Segment Start: Supplied material

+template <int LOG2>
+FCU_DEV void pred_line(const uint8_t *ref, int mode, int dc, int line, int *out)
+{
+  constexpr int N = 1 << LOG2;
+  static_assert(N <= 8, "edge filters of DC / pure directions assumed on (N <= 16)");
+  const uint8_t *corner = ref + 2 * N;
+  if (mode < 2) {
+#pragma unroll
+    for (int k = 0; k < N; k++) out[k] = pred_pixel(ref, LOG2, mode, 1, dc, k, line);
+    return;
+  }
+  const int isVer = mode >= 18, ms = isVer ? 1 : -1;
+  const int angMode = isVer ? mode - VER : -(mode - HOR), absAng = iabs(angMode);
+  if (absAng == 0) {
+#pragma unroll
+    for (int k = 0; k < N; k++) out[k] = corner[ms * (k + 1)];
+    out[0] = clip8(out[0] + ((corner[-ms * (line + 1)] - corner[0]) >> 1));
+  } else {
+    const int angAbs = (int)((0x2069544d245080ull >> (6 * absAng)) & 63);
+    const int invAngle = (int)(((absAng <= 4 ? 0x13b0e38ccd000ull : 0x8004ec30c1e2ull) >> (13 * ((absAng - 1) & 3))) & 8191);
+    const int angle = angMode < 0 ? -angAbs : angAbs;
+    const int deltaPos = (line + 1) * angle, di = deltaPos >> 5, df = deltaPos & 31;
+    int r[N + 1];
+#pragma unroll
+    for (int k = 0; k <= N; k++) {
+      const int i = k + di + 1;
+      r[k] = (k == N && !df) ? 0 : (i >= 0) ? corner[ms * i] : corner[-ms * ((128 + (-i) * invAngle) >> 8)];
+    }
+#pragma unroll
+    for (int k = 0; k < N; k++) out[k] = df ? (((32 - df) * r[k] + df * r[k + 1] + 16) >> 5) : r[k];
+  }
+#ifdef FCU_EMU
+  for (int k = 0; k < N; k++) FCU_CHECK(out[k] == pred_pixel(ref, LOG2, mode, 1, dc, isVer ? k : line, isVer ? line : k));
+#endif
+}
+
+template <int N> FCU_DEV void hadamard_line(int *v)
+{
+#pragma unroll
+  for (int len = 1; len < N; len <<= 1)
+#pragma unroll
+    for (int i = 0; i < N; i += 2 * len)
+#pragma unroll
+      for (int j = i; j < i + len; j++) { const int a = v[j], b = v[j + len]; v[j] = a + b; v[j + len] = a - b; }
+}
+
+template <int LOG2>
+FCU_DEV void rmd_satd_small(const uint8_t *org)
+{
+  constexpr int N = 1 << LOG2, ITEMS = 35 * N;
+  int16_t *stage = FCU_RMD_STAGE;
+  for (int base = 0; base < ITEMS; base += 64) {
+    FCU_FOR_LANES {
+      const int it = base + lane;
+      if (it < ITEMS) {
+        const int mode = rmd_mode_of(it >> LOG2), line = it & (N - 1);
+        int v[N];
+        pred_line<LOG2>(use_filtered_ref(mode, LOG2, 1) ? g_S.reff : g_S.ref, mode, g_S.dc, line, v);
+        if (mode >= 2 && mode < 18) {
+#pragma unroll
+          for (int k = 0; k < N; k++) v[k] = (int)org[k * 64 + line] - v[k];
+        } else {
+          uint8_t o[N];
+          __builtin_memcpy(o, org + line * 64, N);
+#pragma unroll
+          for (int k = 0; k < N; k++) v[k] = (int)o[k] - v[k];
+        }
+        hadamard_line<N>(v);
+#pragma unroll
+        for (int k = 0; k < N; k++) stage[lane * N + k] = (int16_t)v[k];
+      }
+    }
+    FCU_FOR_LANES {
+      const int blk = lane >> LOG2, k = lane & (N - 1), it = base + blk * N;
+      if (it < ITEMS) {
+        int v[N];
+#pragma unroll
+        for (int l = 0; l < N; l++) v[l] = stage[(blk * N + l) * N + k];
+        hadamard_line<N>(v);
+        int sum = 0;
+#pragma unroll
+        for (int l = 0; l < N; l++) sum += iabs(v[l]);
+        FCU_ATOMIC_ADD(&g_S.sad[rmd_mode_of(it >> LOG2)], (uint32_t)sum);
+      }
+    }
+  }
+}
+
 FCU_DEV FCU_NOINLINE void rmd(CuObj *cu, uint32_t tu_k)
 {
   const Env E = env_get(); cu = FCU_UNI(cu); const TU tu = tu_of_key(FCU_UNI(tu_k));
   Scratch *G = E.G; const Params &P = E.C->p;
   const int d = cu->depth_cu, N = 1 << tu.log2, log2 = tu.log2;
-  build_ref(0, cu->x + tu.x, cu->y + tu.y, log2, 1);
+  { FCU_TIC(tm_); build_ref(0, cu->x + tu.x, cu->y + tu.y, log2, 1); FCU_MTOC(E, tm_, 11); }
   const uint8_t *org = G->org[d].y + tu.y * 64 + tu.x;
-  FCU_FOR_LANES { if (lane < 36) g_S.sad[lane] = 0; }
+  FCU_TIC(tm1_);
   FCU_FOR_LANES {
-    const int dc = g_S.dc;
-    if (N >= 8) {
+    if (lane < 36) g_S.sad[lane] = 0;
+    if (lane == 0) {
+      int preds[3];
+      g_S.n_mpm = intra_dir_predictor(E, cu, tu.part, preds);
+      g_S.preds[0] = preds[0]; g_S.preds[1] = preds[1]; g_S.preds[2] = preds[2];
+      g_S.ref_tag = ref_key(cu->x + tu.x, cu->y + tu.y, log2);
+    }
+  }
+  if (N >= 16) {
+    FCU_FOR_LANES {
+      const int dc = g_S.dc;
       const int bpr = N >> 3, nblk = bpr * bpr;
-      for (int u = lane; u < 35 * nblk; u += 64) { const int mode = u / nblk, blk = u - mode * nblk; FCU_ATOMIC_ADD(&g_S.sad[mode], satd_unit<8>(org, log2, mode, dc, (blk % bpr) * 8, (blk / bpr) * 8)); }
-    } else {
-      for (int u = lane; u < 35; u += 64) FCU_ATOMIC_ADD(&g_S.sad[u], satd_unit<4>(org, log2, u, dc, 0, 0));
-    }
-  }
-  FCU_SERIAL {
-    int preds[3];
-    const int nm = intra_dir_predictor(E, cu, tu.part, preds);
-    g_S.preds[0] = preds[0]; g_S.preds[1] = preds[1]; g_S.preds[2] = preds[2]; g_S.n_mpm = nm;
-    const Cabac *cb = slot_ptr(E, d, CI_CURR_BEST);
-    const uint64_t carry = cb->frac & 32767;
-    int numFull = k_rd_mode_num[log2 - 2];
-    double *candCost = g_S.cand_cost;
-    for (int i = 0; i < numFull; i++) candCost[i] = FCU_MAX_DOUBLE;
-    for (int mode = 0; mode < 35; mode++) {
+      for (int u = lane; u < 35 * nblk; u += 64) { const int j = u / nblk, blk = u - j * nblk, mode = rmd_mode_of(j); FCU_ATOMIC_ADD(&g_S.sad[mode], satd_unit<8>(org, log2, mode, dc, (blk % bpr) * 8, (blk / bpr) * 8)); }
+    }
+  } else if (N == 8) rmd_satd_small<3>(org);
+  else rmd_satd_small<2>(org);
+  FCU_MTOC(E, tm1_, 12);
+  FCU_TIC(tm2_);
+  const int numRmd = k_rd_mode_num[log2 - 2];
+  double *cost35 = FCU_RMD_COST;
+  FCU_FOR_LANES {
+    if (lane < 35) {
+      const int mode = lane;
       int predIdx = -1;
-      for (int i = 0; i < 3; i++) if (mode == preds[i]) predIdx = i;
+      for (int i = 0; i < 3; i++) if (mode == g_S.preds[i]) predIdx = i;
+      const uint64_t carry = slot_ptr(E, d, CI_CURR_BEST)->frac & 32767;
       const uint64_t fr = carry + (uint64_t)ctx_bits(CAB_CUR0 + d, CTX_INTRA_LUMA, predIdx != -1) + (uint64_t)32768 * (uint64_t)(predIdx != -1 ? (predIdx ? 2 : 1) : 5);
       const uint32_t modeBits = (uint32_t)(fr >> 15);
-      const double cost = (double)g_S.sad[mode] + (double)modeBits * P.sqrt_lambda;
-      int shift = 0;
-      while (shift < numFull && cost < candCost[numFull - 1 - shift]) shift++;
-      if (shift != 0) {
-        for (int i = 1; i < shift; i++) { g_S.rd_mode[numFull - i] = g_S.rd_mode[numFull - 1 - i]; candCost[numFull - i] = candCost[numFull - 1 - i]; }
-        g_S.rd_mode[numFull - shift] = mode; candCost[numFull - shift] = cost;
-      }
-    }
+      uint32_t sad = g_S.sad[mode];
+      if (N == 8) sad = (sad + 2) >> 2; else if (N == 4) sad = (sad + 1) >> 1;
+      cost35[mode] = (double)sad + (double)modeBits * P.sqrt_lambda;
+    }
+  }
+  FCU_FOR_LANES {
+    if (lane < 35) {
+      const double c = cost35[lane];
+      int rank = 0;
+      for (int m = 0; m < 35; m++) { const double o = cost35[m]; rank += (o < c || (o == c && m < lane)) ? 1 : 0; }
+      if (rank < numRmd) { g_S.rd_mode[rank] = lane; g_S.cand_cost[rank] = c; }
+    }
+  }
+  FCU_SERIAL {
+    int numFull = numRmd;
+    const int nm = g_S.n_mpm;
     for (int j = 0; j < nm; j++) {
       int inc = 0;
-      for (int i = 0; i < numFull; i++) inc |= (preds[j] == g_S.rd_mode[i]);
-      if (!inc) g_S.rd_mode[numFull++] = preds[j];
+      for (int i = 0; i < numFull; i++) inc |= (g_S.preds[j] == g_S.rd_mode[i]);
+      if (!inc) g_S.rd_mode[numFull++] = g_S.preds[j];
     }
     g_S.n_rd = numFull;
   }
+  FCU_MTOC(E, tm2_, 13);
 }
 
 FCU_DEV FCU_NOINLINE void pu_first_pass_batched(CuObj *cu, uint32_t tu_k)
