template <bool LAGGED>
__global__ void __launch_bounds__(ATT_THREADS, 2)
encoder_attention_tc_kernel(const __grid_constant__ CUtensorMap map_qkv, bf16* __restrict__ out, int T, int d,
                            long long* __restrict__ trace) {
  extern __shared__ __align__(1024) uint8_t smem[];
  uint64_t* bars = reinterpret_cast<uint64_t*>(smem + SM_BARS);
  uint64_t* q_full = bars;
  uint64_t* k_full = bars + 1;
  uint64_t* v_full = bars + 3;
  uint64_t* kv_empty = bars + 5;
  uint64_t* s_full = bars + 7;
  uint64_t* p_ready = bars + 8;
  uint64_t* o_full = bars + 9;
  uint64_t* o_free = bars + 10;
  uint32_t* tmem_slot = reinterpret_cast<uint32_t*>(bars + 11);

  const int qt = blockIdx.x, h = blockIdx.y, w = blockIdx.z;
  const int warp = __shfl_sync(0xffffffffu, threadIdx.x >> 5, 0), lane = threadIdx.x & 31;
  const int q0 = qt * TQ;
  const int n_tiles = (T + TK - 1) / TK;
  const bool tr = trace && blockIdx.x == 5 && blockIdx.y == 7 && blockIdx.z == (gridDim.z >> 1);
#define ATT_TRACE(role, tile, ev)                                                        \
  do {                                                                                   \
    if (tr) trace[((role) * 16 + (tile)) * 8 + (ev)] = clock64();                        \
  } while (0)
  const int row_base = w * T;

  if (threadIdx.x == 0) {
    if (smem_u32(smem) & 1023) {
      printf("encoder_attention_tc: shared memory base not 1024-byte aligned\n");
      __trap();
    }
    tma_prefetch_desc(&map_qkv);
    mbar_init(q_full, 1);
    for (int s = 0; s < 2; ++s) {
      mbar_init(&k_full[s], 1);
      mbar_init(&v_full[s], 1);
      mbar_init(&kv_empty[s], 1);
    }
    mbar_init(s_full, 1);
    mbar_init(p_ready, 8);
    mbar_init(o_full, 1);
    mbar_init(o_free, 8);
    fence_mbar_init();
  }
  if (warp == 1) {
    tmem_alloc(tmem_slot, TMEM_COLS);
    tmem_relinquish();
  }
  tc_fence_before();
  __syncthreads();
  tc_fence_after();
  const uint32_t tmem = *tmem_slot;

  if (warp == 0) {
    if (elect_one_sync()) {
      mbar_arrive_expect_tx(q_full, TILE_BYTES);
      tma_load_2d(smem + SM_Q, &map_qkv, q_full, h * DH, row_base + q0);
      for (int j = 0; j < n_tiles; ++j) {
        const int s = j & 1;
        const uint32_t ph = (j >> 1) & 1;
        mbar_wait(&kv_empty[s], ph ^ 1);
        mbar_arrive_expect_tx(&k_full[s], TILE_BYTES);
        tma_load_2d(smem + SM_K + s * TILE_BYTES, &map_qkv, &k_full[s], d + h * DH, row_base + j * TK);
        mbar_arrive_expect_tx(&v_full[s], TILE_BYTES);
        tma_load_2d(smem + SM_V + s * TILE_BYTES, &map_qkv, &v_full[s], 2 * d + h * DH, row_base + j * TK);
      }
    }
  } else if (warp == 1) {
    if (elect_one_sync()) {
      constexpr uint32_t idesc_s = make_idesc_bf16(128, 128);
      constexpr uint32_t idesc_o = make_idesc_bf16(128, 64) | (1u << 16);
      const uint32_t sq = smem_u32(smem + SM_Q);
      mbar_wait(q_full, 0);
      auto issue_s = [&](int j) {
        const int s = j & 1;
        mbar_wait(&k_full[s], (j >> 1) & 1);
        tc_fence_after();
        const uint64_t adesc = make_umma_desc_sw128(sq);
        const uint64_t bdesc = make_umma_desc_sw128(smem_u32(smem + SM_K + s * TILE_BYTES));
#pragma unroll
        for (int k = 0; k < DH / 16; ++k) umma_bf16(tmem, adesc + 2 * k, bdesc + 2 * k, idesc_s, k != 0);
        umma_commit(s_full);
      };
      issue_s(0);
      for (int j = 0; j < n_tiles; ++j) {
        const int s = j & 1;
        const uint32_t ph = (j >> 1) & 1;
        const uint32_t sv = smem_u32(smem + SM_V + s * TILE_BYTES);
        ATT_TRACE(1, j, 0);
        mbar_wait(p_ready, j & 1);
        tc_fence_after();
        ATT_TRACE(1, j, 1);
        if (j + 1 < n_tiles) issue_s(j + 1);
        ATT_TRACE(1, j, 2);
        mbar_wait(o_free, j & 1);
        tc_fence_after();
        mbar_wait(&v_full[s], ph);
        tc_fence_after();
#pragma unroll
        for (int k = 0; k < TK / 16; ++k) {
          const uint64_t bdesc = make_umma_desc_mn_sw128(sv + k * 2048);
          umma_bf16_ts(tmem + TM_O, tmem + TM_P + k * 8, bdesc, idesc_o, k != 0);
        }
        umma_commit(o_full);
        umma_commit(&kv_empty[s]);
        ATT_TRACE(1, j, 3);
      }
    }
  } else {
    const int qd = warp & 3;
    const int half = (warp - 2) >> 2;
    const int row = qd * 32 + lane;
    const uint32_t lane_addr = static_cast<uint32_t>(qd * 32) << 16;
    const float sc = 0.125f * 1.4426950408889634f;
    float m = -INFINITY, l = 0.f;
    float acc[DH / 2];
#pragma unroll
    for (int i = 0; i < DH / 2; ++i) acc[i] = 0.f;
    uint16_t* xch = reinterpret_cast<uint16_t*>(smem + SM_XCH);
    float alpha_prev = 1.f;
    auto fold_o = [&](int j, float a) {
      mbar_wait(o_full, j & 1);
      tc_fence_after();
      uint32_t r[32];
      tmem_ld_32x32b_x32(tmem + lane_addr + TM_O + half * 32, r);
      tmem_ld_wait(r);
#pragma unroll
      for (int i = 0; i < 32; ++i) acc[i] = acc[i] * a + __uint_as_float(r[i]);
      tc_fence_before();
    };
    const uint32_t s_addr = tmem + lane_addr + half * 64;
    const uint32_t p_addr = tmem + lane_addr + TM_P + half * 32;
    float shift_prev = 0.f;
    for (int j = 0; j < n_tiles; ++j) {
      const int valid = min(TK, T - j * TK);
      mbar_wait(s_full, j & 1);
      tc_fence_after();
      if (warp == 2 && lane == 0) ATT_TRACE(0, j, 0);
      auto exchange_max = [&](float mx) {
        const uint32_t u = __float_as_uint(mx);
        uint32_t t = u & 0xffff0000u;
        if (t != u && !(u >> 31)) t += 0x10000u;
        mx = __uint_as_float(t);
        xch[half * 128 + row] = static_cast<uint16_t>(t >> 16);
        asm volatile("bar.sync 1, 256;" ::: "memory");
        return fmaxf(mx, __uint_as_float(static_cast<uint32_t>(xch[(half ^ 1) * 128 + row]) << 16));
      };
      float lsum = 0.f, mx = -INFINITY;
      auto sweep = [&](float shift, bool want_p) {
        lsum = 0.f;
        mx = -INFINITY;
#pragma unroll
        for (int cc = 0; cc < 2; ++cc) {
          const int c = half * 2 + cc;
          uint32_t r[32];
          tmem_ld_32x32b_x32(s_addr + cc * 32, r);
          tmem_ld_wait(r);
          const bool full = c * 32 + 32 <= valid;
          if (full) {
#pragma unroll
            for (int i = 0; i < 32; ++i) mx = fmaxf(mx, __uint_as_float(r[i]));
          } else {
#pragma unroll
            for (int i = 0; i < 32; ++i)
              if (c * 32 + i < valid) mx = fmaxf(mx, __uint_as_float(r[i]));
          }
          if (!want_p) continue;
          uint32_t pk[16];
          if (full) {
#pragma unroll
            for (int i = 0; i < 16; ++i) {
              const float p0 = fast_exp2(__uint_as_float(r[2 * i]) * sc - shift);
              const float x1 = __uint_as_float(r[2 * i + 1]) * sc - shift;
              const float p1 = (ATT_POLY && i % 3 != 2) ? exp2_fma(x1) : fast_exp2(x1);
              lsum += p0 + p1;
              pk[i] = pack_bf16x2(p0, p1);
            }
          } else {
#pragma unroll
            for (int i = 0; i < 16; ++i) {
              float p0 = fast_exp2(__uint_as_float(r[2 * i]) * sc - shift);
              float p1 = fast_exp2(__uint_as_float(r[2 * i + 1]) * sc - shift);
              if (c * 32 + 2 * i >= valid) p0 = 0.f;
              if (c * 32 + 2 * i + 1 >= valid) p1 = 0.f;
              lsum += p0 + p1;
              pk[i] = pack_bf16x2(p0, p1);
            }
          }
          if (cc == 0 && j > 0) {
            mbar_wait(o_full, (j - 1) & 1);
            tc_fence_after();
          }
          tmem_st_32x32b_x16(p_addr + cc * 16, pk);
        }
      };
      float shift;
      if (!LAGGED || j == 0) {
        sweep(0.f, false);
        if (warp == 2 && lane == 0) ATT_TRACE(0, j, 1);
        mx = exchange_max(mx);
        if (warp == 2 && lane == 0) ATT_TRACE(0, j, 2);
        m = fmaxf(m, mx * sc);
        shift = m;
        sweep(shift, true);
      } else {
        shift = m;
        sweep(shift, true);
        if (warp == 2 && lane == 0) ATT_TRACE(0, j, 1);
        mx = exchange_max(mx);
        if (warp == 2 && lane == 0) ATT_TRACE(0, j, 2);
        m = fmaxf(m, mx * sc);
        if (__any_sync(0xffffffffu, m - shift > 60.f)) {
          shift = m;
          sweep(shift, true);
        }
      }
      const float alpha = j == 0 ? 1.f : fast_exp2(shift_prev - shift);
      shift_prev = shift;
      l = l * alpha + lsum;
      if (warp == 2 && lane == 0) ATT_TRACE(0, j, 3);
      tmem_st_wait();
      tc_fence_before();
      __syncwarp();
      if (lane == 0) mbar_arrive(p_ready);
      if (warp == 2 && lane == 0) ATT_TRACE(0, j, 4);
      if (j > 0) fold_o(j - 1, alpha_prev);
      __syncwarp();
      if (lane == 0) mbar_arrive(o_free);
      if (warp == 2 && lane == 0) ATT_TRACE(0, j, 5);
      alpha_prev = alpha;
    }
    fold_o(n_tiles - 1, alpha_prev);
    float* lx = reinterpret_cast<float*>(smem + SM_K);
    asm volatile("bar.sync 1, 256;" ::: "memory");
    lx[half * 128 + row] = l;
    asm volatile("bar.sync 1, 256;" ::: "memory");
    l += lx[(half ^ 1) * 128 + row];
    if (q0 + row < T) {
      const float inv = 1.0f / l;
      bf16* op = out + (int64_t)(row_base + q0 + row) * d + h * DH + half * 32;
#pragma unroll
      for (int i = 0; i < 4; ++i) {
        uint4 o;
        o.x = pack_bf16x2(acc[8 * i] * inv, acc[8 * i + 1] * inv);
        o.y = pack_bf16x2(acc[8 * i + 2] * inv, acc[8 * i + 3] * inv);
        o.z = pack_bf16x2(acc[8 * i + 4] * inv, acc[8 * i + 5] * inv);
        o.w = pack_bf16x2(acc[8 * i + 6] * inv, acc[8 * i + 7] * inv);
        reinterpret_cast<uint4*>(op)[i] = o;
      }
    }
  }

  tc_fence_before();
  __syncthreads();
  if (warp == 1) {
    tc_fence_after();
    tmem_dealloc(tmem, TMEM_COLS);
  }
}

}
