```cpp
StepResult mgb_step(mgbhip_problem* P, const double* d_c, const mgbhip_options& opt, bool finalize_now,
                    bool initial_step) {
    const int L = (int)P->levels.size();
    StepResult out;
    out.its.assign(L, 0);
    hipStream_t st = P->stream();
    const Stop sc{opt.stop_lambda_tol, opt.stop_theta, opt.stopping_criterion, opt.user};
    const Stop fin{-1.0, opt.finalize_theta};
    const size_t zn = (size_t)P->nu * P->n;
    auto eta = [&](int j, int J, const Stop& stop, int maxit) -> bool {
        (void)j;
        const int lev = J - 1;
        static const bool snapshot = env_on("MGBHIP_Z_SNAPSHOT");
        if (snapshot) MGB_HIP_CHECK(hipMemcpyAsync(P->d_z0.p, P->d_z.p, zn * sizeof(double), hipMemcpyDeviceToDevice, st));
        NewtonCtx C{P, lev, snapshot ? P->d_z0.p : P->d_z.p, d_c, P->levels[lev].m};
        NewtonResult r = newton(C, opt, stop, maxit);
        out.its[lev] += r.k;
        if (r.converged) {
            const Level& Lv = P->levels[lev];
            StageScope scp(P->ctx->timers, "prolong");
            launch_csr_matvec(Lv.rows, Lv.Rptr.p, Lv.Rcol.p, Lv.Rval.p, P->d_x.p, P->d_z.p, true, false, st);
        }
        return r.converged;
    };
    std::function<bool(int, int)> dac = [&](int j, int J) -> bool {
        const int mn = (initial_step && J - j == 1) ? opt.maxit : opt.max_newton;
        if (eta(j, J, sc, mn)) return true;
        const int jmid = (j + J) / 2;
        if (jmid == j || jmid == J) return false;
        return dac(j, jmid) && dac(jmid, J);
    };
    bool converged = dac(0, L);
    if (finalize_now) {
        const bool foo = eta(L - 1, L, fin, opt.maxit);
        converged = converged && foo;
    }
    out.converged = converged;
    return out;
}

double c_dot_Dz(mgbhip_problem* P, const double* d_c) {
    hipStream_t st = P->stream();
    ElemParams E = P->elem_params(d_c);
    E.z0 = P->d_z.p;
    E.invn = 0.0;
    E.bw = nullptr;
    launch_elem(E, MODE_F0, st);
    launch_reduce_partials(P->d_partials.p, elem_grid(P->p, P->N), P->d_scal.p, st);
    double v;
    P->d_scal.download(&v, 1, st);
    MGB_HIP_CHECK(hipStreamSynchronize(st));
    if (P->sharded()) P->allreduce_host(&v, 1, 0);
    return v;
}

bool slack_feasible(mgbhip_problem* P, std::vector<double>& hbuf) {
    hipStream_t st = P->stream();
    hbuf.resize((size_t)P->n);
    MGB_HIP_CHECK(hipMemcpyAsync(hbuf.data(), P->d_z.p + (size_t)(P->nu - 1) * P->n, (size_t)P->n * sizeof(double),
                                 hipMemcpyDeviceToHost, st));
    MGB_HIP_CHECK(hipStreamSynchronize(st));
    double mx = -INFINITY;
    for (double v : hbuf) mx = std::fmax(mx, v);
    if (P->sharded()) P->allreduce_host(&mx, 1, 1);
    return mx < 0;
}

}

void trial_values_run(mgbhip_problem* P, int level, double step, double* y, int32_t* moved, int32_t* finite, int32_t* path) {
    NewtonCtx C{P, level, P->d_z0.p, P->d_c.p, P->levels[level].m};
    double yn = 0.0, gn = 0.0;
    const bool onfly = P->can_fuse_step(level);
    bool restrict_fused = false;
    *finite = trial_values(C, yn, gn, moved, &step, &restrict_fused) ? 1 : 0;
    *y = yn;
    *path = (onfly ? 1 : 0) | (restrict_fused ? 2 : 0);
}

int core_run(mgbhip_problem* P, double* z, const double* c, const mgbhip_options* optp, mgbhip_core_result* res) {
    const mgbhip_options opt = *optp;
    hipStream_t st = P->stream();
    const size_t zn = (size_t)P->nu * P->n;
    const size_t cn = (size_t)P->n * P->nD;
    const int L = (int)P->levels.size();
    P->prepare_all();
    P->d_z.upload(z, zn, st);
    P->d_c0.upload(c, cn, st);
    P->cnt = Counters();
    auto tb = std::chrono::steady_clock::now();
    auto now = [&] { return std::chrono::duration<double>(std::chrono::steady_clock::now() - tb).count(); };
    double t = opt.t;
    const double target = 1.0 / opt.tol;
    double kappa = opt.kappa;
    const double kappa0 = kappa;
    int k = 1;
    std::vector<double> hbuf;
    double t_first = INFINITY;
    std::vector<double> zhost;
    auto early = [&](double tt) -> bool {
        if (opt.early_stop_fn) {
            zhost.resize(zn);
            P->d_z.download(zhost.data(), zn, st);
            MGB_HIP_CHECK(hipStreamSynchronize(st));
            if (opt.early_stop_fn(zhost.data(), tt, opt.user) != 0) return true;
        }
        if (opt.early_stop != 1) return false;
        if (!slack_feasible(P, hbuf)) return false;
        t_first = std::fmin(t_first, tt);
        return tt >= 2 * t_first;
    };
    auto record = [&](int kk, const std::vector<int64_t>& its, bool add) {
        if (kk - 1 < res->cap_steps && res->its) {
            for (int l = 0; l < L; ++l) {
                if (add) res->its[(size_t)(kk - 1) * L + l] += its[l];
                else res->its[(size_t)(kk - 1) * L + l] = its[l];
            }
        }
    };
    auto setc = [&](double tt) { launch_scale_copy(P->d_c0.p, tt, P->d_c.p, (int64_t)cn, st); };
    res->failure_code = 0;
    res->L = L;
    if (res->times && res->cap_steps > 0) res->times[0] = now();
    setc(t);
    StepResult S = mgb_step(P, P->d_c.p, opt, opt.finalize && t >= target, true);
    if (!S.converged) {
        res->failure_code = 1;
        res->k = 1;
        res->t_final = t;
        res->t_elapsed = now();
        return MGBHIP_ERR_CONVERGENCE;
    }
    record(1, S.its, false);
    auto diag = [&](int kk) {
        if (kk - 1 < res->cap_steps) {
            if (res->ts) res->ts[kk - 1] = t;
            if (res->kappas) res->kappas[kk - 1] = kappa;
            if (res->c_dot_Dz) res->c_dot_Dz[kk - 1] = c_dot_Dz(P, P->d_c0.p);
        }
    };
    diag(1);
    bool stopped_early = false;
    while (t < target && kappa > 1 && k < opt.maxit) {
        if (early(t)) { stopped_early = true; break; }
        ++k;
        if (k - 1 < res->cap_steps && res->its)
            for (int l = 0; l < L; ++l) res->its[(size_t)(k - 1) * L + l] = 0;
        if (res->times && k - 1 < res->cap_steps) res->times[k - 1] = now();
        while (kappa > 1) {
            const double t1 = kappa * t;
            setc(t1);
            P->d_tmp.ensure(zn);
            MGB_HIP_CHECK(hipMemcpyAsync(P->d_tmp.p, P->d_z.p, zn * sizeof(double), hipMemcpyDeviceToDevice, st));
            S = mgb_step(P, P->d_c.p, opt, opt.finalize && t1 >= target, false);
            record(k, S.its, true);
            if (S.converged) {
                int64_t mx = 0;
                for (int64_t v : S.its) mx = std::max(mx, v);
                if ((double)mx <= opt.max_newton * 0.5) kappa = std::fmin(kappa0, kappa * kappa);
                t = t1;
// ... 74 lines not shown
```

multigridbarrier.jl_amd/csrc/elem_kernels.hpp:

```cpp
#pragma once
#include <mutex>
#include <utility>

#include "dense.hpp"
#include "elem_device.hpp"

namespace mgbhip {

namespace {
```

Segment End: Supplied material

[Aim of the exercise] For the string "angMode", go through the entries above and copy each line where it occurs.

[Result of the exercise]
+  const int angMode = isVer ? mode - VER : -(mode - HOR), absAng = iabs(angMode);
+    const int angle = angMode < 0 ? -angAbs : angAbs;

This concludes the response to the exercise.